**Activity:** Write out all of the data without omission, exactly as shown.

**Exercise input:**
===============

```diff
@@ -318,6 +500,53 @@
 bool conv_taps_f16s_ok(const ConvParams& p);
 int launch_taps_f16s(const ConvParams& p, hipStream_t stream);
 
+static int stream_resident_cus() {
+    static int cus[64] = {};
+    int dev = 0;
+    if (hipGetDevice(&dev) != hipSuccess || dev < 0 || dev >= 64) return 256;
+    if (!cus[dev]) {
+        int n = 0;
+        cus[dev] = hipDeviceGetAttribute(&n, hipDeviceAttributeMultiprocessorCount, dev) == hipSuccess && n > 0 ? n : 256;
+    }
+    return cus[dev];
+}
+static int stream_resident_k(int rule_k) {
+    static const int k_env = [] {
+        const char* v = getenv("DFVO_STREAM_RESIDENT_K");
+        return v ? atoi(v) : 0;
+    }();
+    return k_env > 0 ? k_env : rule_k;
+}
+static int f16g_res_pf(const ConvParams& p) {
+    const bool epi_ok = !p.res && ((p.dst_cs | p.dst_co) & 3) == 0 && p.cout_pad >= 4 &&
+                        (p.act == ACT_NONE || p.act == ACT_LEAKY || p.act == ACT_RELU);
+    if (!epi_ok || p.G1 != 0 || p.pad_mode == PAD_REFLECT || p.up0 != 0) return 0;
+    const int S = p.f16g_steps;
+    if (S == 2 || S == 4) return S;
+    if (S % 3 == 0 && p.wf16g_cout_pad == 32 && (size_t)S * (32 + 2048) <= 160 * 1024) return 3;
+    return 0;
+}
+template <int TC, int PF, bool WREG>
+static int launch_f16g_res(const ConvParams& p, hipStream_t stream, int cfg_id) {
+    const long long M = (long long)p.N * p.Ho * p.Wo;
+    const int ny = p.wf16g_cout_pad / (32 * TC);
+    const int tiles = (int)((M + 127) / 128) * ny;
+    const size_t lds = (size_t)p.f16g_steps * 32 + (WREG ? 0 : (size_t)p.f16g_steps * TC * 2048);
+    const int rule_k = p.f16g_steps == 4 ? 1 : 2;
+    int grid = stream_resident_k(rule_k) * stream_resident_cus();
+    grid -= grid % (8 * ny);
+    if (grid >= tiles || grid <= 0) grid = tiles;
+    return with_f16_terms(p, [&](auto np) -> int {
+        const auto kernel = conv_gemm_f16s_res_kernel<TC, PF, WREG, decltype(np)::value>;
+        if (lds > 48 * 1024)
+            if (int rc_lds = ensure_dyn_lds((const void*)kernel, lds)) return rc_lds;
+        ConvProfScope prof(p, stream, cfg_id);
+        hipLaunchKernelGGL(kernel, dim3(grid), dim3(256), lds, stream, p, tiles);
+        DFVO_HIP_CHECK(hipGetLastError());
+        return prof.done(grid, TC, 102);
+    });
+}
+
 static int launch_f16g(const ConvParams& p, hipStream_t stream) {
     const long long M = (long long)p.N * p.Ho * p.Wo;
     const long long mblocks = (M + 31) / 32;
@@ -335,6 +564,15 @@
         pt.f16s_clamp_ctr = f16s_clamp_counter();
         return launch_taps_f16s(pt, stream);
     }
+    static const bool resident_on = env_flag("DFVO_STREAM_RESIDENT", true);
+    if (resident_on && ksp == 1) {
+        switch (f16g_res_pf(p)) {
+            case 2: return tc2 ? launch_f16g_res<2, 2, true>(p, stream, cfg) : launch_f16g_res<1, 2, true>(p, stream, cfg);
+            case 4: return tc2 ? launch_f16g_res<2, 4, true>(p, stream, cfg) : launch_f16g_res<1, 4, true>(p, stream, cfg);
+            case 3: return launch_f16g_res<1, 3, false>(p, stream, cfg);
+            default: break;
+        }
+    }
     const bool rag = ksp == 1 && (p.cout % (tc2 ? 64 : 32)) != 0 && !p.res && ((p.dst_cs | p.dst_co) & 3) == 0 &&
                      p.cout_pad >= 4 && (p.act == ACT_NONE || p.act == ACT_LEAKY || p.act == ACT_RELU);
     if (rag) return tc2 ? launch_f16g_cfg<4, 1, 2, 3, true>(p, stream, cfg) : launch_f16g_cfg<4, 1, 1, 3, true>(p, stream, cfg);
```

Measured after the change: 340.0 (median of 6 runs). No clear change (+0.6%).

===============

**Solution to the problem:**
```diff
@@ -318,6 +500,53 @@
 bool conv_taps_f16s_ok(const ConvParams& p);
 int launch_taps_f16s(const ConvParams& p, hipStream_t stream);
 
+static int stream_resident_cus() {
+    static int cus[64] = {};
+    int dev = 0;
+    if (hipGetDevice(&dev) != hipSuccess || dev < 0 || dev >= 64) return 256;
+    if (!cus[dev]) {
+        int n = 0;
+        cus[dev] = hipDeviceGetAttribute(&n, hipDeviceAttributeMultiprocessorCount, dev) == hipSuccess && n > 0 ? n : 256;
+    }
+    return cus[dev];
+}
+static int stream_resident_k(int rule_k) {
+    static const int k_env = [] {
+        const char* v = getenv("DFVO_STREAM_RESIDENT_K");
+        return v ? atoi(v) : 0;
+    }();
+    return k_env > 0 ? k_env : rule_k;
+}
+static int f16g_res_pf(const ConvParams& p) {
+    const bool epi_ok = !p.res && ((p.dst_cs | p.dst_co) & 3) == 0 && p.cout_pad >= 4 &&
+                        (p.act == ACT_NONE || p.act == ACT_LEAKY || p.act == ACT_RELU);
+    if (!epi_ok || p.G1 != 0 || p.pad_mode == PAD_REFLECT || p.up0 != 0) return 0;
+    const int S = p.f16g_steps;
+    if (S == 2 || S == 4) return S;
+    if (S % 3 == 0 && p.wf16g_cout_pad == 32 && (size_t)S * (32 + 2048) <= 160 * 1024) return 3;
+    return 0;
+}
+template <int TC, int PF, bool WREG>
+static int launch_f16g_res(const ConvParams& p, hipStream_t stream, int cfg_id) {
+    const long long M = (long long)p.N * p.Ho * p.Wo;
+    const int ny = p.wf16g_cout_pad / (32 * TC);
+    const int tiles = (int)((M + 127) / 128) * ny;
+    const size_t lds = (size_t)p.f16g_steps * 32 + (WREG ? 0 : (size_t)p.f16g_steps * TC * 2048);
+    const int rule_k = p.f16g_steps == 4 ? 1 : 2;
+    int grid = stream_resident_k(rule_k) * stream_resident_cus();
+    grid -= grid % (8 * ny);
+    if (grid >= tiles || grid <= 0) grid = tiles;
+    return with_f16_terms(p, [&](auto np) -> int {
+        const auto kernel = conv_gemm_f16s_res_kernel<TC, PF, WREG, decltype(np)::value>;
+        if (lds > 48 * 1024)
+            if (int rc_lds = ensure_dyn_lds((const void*)kernel, lds)) return rc_lds;
+        ConvProfScope prof(p, stream, cfg_id);
+        hipLaunchKernelGGL(kernel, dim3(grid), dim3(256), lds, stream, p, tiles);
+        DFVO_HIP_CHECK(hipGetLastError());
+        return prof.done(grid, TC, 102);
+    });
+}
+
 static int launch_f16g(const ConvParams& p, hipStream_t stream) {
     const long long M = (long long)p.N * p.Ho * p.Wo;
     const long long mblocks = (M + 31) / 32;
@@ -335,6 +564,15 @@
         pt.f16s_clamp_ctr = f16s_clamp_counter();
         return launch_taps_f16s(pt, stream);
     }
+    static const bool resident_on = env_flag("DFVO_STREAM_RESIDENT", true);
+    if (resident_on && ksp == 1) {
+        switch (f16g_res_pf(p)) {
+            case 2: return tc2 ? launch_f16g_res<2, 2, true>(p, stream, cfg) : launch_f16g_res<1, 2, true>(p, stream, cfg);
+            case 4: return tc2 ? launch_f16g_res<2, 4, true>(p, stream, cfg) : launch_f16g_res<1, 4, true>(p, stream, cfg);
+            case 3: return launch_f16g_res<1, 3, false>(p, stream, cfg);
+            default: break;
+        }
+    }
     const bool rag = ksp == 1 && (p.cout % (tc2 ? 64 : 32)) != 0 && !p.res && ((p.dst_cs | p.dst_co) & 3) == 0 &&
                      p.cout_pad >= 4 && (p.act == ACT_NONE || p.act == ACT_LEAKY || p.act == ACT_RELU);
     if (rag) return tc2 ? launch_f16g_cfg<4, 1, 2, 3, true>(p, stream, cfg) : launch_f16g_cfg<4, 1, 1, 3, true>(p, stream, cfg);
```

Measured after the change: 340.0 (median of 6 runs). No clear change (+0.6%).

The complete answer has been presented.